The mean negative pressure and percentage of cavitation in CSF were increased with the increase in blast intensity (Figs. 8e and 8f). The helmet and goggles did not have large effects on the CSF cavitation and these effects are not consistent either. Figure 8d shows that the helmet and goggles do not have a noticeable effect on the peak negative pressure contours of CSF in the rear blast. These contours are similar to those in frontal blast cases, where contrecoup regions experienced cavitation.
Brain Strain and Strain Rate
As shown in Fig. 8g, the brain strain in bare head model ranged from 0.17 to 0.40%, which was increased to 0.22–0.47% when wearing the helmet and 0.25–0.50% when wearing the helmet and goggles. The average increase in strain was 34% (helmet) and 32% (helmet and goggles). This suggests that the goggles slightly decreased the average strain in the brain in rear blast exposure. The coup regions, parietal and occipital lobes had the highest strain. Figure 8h compares the mean value of strain rate within the brain. Overall, the helmet alone reduced brain strain rate between 16 and 34%. However, the goggles had a small effect on brain strain rate. Again, the standard deviation of the brain strain rate was high, suggesting that high strain rate was experienced at some regions.

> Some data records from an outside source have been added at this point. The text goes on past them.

# MAGIC-AI4Med/KEEP

Measured on AMD Instinct MI355X. Metric: 224x224 tiles encoded/sec (whole node), higher is better.
Workload: dtype fp16+mxfp4

## Files before the change

keep_amd/csrc/common.h:

```cpp
#pragma once
#include <hip/hip_runtime.h>
#include <stdint.h>

typedef _Float16 f16;
typedef _Float16 f16x2 __attribute__((ext_vector_type(2)));
typedef _Float16 f16x4 __attribute__((ext_vector_type(4)));
typedef _Float16 f16x8 __attribute__((ext_vector_type(8)));
typedef float f32x4 __attribute__((ext_vector_type(4)));
typedef float f32x16 __attribute__((ext_vector_type(16)));

#define KEEP_WAVE 64

__device__ __forceinline__ void split_f16(float x, f16& hi, f16& lo) {
    asm("" : "+v"(x));
    hi = (f16)x;
    lo = (f16)(x - (float)hi);
}

__device__ __forceinline__ unsigned char clip8_fixed(int v) {
    v >>= 22;
    return (unsigned char)(v < 0 ? 0 : (v > 255 ? 255 : v));
}
__device__ __forceinline__ float gelu_erf(float x) {
    return 0.5f * x * (1.0f + erff(x * 0.70710678118654752440f));
}

// ... 365 lines not shown
```

keep_amd/csrc/gemm_f16_v2.hip:

```cpp
#include "gemm_epilogue.h"
#include "quant4.h"

#ifndef KEEP_A_AUX
#define KEEP_A_AUX 0
#endif
#ifndef KEEP_W_AUX
#define KEEP_W_AUX 0
#endif
namespace keepk {

constexpr int V2_BM = 256, V2_BK = 32;

__device__ int g_swz_mask_dummy;
__device__ __forceinline__ int v2_swz(int row, int mask = 3) { return (row >> 2) & mask; }
__device__ __forceinline__ int v2_lds_off(int row, int chunk, int mask = 3) {
    return row * V2_BK + ((chunk ^ v2_swz(row, mask)) << 3);
}

template <int N> __device__ __forceinline__ void wait_vmcnt() { asm volatile("s_waitcnt vmcnt(%0)" ::"n"(N) : "memory"); }

typedef const __attribute__((address_space(1))) void* gptr_t;
typedef __attribute__((address_space(3))) void* lptr_t;

constexpr int v2_waves_per_simd(int BN, int WM, int WN) { return (V2_BM / WM / 32) * (BN / WN / 32) * 16 > 128 ? 1 : 2; }

typedef int v8i __attribute__((ext_vector_type(8)));
typedef unsigned u32x4 __attribute__((ext_vector_type(4)));
constexpr int V2_ST2 = 32768;
constexpr int V2_SC2 = 2048;
constexpr int V2_NST2 = 4;
constexpr int V2_SC2_BASE = V2_NST2 * V2_ST2;
constexpr int V2_G2 = 5;
constexpr int V2_PERS_LDS = 160 * 1024;
constexpr int V2_PERS_LDS_F16 = 96 * 1024 + 8 * 4608;

template <int BN, int WM, int WN, int NSTAGE, int EPI, int COMP = 0, bool PERS = false>
__global__ __launch_bounds__(WM * WN * 64, v2_waves_per_simd(BN, WM, WN))
void gemm_f16_v2_kernel(GemmParams p) {
    static_assert(!PERS || (BN == 256 && NSTAGE == 4 && COMP == 0 && (EPI == EPI_F16 || EPI == EPI_GELU_F16 || EPI == EPI_RESID_LS)),
                  "the persistent walk is written for the plain 256x256 / 4-stage kernel");
    constexpr int V2_THREADS = WM * WN * 64;
    constexpr int BM = V2_BM, BK = V2_BK;
    constexpr int TM = BM / WM / 32;
    constexpr int TN = BN / WN / 32;
    constexpr int SLOTS = BK / 8;
    constexpr int A_ROUNDS = BM * SLOTS / V2_THREADS;
    constexpr int B_ROUNDS = BN * SLOTS / V2_THREADS;
    constexpr int G = A_ROUNDS + B_ROUNDS;
    constexpr int BUF_ELEMS = (BM + BN) * BK;
    extern __shared__ __attribute__((aligned(16))) unsigned char smem_raw[];
    f16* lds = reinterpret_cast<f16*>(smem_raw);

    const int tid = threadIdx.x;
    const int lane = tid & 63;
    const int wave = __builtin_amdgcn_readfirstlane(tid >> 6);
    const int wm = wave / WN, wn = wave % WN;

    const int ntn = p.N / BN;
    const int mtn = (p.M + BM - 1) / BM;
// ... 16 lines not shown
            const int remw = ntn % BW, rr = t - full_tiles;
            tm_ = rr / remw; tn_ = (ntn / BW) * BW + (rr - tm_ * remw);
        }
    };
    int tm, tn;
    tile_of(bidx, tm, tn);
    int m0 = tm * BM;
    int n0 = tn * BN;

    const int swz_mask = (p.ablate & 4) ? 0 : 3;
    const int KT = p.K / BK;
    int a_off[A_ROUNDS], w_off[B_ROUNDS];
#pragma unroll
    for (int r = 0; r < A_ROUNDS; ++r) {
        const int L = r * V2_THREADS + tid;
        const int row = L / SLOTS, c = (L % SLOTS) ^ v2_swz(row, swz_mask);
        a_off[r] = row * BK + c * 8;
    }
#pragma unroll
    for (int r = 0; r < B_ROUNDS; ++r) {
        const int L = r * V2_THREADS + tid;
        const int row = L / SLOTS, c = (L % SLOTS) ^ v2_swz(row, swz_mask);
        w_off[r] = ((n0 & 255) + row) * BK + c * 8;
    }
    int64_t a_tile = (int64_t)(m0 >> 8) * KT * 8192;
    int64_t w_tile = (int64_t)(n0 >> 8) * KT * 8192;
    int tile_cur = bidx, m0_n = 0, n0_n = 0;
    int64_t a_tile_n = 0, w_tile_n = 0;
    bool has_next = false, first_tile = true;

    int kt0 = 0, ktiles = KT;
    if (EPI == EPI_PARTIAL) {
        const int per = (KT + p.ksplit - 1) / p.ksplit;
        kt0 = zsplit * per;
        ktiles = (kt0 + per < KT ? kt0 + per : KT) - kt0;
    }
    const int steps = ktiles * p.nseg;
// ... 41 lines not shown
        f16* sw = sa + BM * BK;
#pragma unroll
        for (int r = 0; r < A_ROUNDS; ++r) {
            unsigned o = (unsigned)a_off[r] * 2u;
            asm volatile("" : "+v"(o));
            __builtin_amdgcn_global_load_lds((gptr_t)(reinterpret_cast<const char*>(ab) + o), (lptr_t)(sa + (r * V2_THREADS + wave * 64) * 8), 16, 0, KEEP_A_AUX);
        }
#pragma unroll
        for (int r = 0; r < B_ROUNDS; ++r) {
            unsigned o = (unsigned)w_off[r] * 2u;
            asm volatile("" : "+v"(o));
            __builtin_amdgcn_global_load_lds((gptr_t)(reinterpret_cast<const char*>(wb) + o), (lptr_t)(sw + (r * V2_THREADS + wave * 64) * 8), 16, 0, KEEP_W_AUX);
        }
    };

    f32x16 acc[TN][TM];
    long long t_start = 0, t_first = 0, t_loop = 0;
#ifdef KEEP_DIAGNOSTICS
    if (p.ablate >> 8) {
        const long long wait = (long long)((blockIdx.x >> 3) & 3) * (p.ablate >> 8) * 1024, t0 = __builtin_readcyclecounter();
        while (__builtin_readcyclecounter() - t0 < wait) __builtin_amdgcn_s_sleep(8);
    }
#endif
    if (p.dbg) t_start = __builtin_readcyclecounter();
  for (;;) {
    if constexpr (PERS) {
        const int tnx = tile_cur + (int)gridDim.x;
        has_next = tnx < nwg;
        int tm2, tn2;
        tile_of(has_next ? tnx : tile_cur, tm2, tn2);
        m0_n = tm2 * BM; n0_n = tn2 * BN;
        a_tile_n = (int64_t)(m0_n >> 8) * KT * 8192;
        w_tile_n = (int64_t)(n0_n >> 8) * KT * 8192;
    }
    const int frow = lane & 31, fhi = lane >> 5;
    f16x8 fw0[TN] = {}, fa0[TM], fw1[TN] = {}, fa1[TM];
    auto read_frags = [&](int st, int ks, f16x8 (&fw)[TN], f16x8 (&fa)[TM]) {
        const f16* sa = lds + st * BUF_ELEMS;
        const f16* sw = sa + BM * BK;
#ifdef KEEP_DIAGNOSTICS
        if (!(p.ablate & 8))
#endif
#pragma unroll
        for (int i = 0; i < TN; ++i)
            fw[i] = *reinterpret_cast<const f16x8*>(sw + v2_lds_off(wn * (TN * 32) + i * 32 + frow, ks * 2 + fhi, swz_mask));
#pragma unroll
        for (int j = 0; j < TM; ++j)
            fa[j] = *reinterpret_cast<const f16x8*>(sa + v2_lds_off(wm * (TM * 32) + j * 32 + frow, ks * 2 + fhi, swz_mask));
    };
    constexpr int HM = (TN * TM == 8) ? 5 : TM;
    auto mfma_head = [&](const f16x8 (&fw)[TN], const f16x8 (&fa)[TM]) {
#pragma unroll
        for (int m = 0; m < HM; ++m)
            acc[m / TM][m % TM] = __builtin_amdgcn_mfma_f32_32x32x16_f16(fw[m / TM], fa[m % TM], acc[m / TM][m % TM], 0, 0, 0);
    };
    auto mfma_tail = [&](const f16x8 (&fw)[TN], const f16x8 (&fa)[TM]) {
#pragma unroll
        for (int m = HM; m < TN * TM; ++m)
            acc[m / TM][m % TM] = __builtin_amdgcn_mfma_f32_32x32x16_f16(fw[m / TM], fa[m % TM], acc[m / TM][m % TM], 0, 0, 0);
    };
    auto mfma_group = [&](const f16x8 (&fw)[TN], const f16x8 (&fa)[TM]) { mfma_head(fw, fa); mfma_tail(fw, fa); };
    const unsigned char* aq = nullptr; const unsigned char* wq = nullptr; const unsigned char* sq = nullptr;
    if constexpr (COMP != 0) {
        aq = p.a_q + (int64_t)(m0 >> 8) * KT * 8192;
        wq = p.w_q + (int64_t)(n0 >> 8) * KT * 8192;
        if constexpr (COMP == 1) sq = (wave < 4 ? p.a_sc + (int64_t)(m0 >> 8) * KT * 512 : p.w_sc + (int64_t)(n0 >> 8) * KT * 512 + 256) + (wave & 3) * 512;
        else sq = (wave < 4 ? p.a_sc + (int64_t)(m0 >> 8) * KT * 512 : p.w_sc + (int64_t)(n0 >> 8) * KT * 512) + (wave & 3) * 256;
    }
    const unsigned char* aq_run = aq; const unsigned char* wq_run = wq; const unsigned char* sq_run = sq;
    auto stage2 = [&](int, int buf) {
        unsigned char* sb = smem_raw + buf * V2_ST2;
        unsigned v4 = lane * 4;
        asm volatile("" : "+v"(v4));
#pragma unroll
        for (int r = 0; r < 2; ++r) {
            unsigned va = COMP == 1 ? (tid >> 8) * 8192 + (tid & 255) * 16 : tid * 16, vw = COMP == 1 ? va + 4096 : va;
// ... 12 lines not shown

    if (PERS && p.dbg && !first_tile) t_start = __builtin_readcyclecounter();
    if (!PERS || first_tile) {
#pragma unroll
        for (int t = 0; t < NSTAGE - 1; ++t)
            if (t < steps) stage(t, t);
        if (steps >= NSTAGE - 1) wait_vmcnt<G * (NSTAGE - 2)>(); else wait_vmcnt<0>();
        __builtin_amdgcn_s_barrier();
        if (p.dbg) t_first = __builtin_readcyclecounter();
        if (NSTAGE - 1 < steps) stage(NSTAGE - 1, NSTAGE - 1);
    } else {
        stage(3, 3);
        if (p.dbg) t_first = t_start;
    }
#pragma unroll
    for (int i = 0; i < TN; ++i)
#pragma unroll
        for (int j = 0; j < TM; ++j)
#pragma unroll
            for (int r = 0; r < 16; ++r) acc[i][j][r] = 0.f;
    read_frags(0, 0, fw0, fa0);
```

Head Kinetic Energy in All Loading Conditions
Next, we determined the head kinetic energy time histories for the three model configurations and all the loading cases and directions, as shown in Fig. 9. For each loading condition, head kinetic energy of the bare head model is smaller than those in the helmet-head and helmet-goggles-head models. Compared with helmet-head model, the head kinetic energies of helmet-goggles-head model are slightly higher in most loading conditions. These suggest that the presence of helmet significantly increase the head kinetic energy, resulting from the increased impulse due to the increased area subjected to blast wave. The effect of goggles on head kinetic energy is smaller than the helmet. These explain why the brain strain was larger in the models with helmet and goggles.